REQUIREMENT =>
Lines holding the string "raise": copy each one from the listing below.

SUPPLIED DATA =>
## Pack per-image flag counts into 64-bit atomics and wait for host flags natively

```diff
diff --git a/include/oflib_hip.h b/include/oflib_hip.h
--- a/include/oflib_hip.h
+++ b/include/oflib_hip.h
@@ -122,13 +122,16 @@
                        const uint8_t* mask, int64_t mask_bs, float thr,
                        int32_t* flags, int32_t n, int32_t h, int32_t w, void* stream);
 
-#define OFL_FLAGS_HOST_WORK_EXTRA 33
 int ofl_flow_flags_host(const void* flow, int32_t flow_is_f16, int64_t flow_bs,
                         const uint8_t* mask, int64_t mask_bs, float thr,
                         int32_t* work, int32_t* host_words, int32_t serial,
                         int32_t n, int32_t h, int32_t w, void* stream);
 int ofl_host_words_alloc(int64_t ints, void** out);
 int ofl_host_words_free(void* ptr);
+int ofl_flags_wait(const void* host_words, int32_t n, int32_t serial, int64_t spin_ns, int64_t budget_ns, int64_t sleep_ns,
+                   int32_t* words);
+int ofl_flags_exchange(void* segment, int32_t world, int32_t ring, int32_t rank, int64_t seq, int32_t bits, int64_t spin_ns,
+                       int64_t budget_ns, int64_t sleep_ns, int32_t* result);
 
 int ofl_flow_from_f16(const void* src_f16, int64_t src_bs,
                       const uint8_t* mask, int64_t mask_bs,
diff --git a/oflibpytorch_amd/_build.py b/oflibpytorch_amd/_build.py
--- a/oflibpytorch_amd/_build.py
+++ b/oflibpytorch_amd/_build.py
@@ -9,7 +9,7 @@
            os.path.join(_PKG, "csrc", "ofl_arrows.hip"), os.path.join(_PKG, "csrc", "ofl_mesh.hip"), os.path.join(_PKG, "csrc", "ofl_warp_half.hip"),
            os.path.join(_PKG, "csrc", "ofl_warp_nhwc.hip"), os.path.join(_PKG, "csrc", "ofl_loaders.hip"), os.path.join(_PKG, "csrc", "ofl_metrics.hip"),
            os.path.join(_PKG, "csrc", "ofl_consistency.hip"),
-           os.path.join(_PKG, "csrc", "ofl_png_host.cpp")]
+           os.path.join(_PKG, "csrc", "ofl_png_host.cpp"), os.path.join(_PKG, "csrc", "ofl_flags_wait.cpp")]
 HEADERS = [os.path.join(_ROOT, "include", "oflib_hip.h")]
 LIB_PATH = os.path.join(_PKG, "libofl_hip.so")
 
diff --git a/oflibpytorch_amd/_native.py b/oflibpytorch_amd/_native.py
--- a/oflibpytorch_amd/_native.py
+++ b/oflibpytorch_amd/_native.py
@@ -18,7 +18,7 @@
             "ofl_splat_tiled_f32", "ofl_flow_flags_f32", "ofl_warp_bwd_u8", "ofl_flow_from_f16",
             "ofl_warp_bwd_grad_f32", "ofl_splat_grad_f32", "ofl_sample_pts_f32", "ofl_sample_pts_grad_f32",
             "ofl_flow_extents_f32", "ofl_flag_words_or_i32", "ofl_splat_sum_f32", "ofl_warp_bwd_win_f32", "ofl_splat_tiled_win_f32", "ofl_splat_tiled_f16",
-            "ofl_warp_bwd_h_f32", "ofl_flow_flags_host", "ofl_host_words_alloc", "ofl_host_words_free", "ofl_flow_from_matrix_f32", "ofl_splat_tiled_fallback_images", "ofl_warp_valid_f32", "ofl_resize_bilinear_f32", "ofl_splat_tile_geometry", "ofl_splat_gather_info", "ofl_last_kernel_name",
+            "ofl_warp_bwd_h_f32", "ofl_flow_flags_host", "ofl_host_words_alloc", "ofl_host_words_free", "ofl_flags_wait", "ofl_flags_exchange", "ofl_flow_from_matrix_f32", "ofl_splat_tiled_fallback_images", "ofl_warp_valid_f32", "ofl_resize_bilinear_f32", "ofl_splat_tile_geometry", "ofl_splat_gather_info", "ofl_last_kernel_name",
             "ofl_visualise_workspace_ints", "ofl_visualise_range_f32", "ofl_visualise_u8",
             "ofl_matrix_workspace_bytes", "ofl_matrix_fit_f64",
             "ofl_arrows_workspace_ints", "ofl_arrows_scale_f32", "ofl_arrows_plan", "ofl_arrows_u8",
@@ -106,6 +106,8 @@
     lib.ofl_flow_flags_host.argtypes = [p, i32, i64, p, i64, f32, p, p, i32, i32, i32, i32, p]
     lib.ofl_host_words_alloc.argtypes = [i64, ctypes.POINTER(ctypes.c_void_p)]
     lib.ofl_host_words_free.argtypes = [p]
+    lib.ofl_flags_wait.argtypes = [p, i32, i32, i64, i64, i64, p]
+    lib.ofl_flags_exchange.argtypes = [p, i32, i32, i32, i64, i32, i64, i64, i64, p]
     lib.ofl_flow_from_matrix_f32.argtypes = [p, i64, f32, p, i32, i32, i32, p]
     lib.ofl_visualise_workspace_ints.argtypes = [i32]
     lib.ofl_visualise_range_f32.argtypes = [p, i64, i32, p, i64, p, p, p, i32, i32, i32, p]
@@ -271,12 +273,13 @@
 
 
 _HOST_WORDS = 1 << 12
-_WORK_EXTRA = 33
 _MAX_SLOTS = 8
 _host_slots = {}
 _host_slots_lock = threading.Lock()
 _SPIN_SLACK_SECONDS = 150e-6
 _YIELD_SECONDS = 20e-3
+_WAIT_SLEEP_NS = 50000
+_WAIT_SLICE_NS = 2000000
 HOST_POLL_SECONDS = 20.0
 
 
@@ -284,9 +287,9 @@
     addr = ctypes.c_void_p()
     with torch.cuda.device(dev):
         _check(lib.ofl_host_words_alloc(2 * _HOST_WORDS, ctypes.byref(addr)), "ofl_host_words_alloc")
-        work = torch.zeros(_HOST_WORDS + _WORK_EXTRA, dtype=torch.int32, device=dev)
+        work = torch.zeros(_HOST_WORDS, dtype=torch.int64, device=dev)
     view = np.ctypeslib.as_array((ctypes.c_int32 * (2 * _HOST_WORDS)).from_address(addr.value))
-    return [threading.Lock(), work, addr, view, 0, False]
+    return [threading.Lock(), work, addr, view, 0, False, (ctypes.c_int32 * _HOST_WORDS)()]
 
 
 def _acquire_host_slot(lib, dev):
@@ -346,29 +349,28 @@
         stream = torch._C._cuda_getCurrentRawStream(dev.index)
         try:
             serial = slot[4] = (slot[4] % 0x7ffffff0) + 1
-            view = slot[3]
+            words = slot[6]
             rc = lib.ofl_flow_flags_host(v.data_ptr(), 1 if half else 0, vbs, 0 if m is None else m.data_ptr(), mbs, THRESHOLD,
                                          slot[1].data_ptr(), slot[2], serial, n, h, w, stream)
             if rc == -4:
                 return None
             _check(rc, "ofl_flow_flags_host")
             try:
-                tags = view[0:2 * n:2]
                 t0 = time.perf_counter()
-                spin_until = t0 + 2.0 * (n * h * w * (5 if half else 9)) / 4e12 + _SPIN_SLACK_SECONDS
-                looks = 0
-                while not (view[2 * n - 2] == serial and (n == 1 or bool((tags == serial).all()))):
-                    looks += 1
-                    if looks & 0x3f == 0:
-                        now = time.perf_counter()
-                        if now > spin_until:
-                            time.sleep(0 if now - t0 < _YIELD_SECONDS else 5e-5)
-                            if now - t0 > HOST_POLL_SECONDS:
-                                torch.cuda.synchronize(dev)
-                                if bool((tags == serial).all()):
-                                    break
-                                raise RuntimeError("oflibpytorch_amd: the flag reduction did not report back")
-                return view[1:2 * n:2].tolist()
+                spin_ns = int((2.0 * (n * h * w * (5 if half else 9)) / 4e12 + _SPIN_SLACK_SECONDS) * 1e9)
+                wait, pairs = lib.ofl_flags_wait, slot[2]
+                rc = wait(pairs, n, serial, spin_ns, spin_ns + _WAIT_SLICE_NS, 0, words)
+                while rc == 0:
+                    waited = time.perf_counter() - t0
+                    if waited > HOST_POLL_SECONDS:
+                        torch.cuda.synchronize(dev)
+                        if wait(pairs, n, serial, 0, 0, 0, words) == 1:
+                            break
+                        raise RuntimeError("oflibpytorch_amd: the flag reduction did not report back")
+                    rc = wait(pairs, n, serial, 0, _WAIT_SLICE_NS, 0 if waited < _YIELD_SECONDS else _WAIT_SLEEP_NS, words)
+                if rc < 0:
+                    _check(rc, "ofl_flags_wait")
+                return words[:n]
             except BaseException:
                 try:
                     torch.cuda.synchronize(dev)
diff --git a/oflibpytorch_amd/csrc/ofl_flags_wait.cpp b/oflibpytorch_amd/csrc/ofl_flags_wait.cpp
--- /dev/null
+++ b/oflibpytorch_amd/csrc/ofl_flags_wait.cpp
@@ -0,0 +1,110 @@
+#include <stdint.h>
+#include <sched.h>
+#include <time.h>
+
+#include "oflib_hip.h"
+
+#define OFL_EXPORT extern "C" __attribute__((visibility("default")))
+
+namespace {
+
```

* * *

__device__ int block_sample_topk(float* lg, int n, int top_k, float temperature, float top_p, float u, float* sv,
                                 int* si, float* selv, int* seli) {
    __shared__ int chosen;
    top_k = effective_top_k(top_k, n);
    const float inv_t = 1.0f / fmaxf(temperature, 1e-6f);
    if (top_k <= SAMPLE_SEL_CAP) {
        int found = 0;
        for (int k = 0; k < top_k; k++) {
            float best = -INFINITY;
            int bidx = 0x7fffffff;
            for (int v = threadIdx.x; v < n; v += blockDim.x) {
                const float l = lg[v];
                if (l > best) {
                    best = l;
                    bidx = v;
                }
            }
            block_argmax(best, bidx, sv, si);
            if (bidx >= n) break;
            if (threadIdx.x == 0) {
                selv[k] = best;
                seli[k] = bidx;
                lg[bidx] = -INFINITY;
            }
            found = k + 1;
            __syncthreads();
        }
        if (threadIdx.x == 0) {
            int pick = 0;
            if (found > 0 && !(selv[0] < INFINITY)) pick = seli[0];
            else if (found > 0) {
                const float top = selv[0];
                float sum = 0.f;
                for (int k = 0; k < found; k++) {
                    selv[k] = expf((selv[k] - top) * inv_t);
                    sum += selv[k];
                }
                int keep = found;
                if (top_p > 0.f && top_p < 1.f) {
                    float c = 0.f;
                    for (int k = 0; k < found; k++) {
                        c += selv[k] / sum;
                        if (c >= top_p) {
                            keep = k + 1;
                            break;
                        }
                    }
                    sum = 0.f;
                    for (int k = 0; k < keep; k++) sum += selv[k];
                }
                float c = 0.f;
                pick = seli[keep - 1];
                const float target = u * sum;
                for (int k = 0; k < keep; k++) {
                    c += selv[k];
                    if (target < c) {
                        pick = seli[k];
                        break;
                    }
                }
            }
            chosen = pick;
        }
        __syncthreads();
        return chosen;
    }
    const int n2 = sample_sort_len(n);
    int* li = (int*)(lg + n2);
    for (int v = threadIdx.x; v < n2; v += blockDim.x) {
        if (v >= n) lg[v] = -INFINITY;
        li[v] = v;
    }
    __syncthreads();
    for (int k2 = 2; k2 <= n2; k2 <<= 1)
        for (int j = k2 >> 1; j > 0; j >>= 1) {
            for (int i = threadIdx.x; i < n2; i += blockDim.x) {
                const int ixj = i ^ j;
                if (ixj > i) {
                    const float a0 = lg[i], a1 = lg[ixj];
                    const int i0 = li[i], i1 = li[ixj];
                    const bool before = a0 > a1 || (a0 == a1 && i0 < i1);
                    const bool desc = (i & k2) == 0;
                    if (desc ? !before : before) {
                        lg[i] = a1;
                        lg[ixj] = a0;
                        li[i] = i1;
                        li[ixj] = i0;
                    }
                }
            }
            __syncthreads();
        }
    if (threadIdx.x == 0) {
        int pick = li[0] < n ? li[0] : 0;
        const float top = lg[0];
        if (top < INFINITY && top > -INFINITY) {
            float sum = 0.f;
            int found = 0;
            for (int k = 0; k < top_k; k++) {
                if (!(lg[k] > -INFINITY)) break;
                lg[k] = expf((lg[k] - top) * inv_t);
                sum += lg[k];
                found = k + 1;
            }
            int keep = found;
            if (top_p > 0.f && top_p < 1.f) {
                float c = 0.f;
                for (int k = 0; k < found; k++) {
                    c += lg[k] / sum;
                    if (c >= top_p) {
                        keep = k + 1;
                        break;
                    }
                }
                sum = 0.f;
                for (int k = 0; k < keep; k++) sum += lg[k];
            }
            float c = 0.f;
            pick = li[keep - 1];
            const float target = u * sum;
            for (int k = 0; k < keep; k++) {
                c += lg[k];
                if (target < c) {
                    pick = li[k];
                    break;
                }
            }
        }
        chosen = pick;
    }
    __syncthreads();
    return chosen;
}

THE COMPLETED TASK =>
-                                raise RuntimeError("oflibpytorch_amd: the flag reduction did not report back")
+                        raise RuntimeError("oflibpytorch_amd: the flag reduction did not report back")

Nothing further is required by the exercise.